### Problem to work on
Write out each line from the data below that includes the word "float".

### Task material
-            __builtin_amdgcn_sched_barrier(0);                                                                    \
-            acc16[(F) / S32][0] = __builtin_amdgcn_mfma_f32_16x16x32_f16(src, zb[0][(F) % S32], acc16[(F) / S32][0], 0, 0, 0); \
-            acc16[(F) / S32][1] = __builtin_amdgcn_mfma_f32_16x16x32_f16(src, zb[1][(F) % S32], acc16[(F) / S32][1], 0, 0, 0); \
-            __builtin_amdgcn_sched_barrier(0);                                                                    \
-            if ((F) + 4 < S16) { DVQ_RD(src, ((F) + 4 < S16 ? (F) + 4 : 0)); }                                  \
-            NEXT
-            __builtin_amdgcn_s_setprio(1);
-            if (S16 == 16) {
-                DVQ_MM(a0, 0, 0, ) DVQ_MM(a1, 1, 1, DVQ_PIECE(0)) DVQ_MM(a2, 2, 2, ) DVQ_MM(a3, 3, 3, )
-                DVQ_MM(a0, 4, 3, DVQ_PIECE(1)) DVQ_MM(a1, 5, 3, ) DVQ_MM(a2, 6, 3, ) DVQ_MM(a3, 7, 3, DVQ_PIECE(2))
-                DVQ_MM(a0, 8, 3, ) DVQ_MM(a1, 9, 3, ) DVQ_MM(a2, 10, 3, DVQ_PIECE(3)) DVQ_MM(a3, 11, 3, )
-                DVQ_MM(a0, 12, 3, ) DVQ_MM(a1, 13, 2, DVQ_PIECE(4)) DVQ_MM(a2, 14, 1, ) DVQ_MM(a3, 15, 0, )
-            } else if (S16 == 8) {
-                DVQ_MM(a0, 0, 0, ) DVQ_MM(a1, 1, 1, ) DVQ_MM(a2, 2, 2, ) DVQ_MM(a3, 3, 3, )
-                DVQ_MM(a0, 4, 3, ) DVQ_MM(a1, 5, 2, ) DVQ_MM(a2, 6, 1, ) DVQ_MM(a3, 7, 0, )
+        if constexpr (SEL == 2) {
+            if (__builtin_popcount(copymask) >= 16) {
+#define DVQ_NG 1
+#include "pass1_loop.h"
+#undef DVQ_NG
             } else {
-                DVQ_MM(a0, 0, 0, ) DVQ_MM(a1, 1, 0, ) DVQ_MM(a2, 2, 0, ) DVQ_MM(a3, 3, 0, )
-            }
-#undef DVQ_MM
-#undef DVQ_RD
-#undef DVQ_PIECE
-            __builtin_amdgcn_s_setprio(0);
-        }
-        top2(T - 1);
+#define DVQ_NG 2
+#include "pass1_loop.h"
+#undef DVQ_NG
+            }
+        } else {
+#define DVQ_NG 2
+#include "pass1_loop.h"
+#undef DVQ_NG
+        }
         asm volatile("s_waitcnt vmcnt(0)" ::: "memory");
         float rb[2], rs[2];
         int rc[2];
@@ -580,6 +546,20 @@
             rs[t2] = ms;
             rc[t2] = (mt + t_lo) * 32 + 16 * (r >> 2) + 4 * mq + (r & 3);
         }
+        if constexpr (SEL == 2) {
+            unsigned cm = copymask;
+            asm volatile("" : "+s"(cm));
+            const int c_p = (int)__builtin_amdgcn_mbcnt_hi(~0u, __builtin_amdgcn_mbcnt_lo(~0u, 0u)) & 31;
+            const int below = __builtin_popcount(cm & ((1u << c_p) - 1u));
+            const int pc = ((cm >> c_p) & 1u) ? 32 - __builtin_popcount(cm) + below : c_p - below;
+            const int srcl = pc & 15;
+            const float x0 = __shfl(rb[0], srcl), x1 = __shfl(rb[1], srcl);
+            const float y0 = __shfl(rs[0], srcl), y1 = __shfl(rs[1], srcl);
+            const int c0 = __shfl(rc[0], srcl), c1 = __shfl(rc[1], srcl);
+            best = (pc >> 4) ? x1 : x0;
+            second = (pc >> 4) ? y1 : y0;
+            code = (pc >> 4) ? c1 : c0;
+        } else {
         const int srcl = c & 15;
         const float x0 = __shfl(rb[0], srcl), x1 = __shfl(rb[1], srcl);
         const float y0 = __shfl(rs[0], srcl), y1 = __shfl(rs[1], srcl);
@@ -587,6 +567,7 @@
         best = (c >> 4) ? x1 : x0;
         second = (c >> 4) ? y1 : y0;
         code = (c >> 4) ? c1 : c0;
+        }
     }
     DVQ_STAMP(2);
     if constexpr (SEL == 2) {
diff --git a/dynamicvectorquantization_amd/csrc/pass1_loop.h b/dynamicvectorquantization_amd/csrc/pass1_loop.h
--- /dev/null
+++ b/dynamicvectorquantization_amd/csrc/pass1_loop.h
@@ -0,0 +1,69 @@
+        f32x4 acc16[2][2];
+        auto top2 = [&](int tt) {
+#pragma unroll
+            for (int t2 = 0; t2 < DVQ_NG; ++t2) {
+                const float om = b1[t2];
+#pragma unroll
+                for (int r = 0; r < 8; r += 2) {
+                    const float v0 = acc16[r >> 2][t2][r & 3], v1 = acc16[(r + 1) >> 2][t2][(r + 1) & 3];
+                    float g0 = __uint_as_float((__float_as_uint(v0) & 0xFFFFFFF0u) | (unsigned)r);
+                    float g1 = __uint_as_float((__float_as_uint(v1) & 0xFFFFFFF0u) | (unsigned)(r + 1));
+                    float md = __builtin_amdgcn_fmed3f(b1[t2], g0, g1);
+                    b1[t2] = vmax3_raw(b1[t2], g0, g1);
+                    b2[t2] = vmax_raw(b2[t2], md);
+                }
---
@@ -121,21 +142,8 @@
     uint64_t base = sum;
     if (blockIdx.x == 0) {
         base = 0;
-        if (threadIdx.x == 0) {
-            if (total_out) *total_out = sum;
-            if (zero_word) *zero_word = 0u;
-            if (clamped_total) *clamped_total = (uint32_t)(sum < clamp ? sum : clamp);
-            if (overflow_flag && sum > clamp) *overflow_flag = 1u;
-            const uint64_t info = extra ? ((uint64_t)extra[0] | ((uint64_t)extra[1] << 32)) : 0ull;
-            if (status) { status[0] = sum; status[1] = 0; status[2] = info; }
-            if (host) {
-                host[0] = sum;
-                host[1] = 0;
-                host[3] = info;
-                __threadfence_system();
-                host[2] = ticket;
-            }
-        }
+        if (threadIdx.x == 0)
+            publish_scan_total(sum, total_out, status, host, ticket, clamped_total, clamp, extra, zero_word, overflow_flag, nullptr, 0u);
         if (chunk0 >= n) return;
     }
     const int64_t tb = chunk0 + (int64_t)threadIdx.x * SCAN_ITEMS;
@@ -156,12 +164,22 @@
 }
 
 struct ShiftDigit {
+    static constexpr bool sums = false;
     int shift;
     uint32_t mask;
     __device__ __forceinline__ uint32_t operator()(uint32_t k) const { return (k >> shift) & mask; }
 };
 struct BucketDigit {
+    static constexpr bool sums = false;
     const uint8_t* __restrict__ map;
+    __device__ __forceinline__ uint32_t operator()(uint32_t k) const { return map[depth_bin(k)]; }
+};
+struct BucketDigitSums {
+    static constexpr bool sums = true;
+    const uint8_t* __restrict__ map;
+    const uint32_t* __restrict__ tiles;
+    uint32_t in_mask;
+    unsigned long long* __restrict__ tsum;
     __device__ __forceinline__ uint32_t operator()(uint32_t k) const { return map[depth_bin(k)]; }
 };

### Written solution
         float rb[2], rs[2];
+            const float x0 = __shfl(rb[0], srcl), x1 = __shfl(rb[1], srcl);
+            const float y0 = __shfl(rs[0], srcl), y1 = __shfl(rs[1], srcl);
         const float x0 = __shfl(rb[0], srcl), x1 = __shfl(rb[1], srcl);
         const float y0 = __shfl(rs[0], srcl), y1 = __shfl(rs[1], srcl);
+                const float om = b1[t2];
+                    const float v0 = acc16[r >> 2][t2][r & 3], v1 = acc16[(r + 1) >> 2][t2][(r + 1) & 3];
+                    float g0 = __uint_as_float((__float_as_uint(v0) & 0xFFFFFFF0u) | (unsigned)r);
+                    float g1 = __uint_as_float((__float_as_uint(v1) & 0xFFFFFFF0u) | (unsigned)(r + 1));
+                    float md = __builtin_amdgcn_fmed3f(b1[t2], g0, g1);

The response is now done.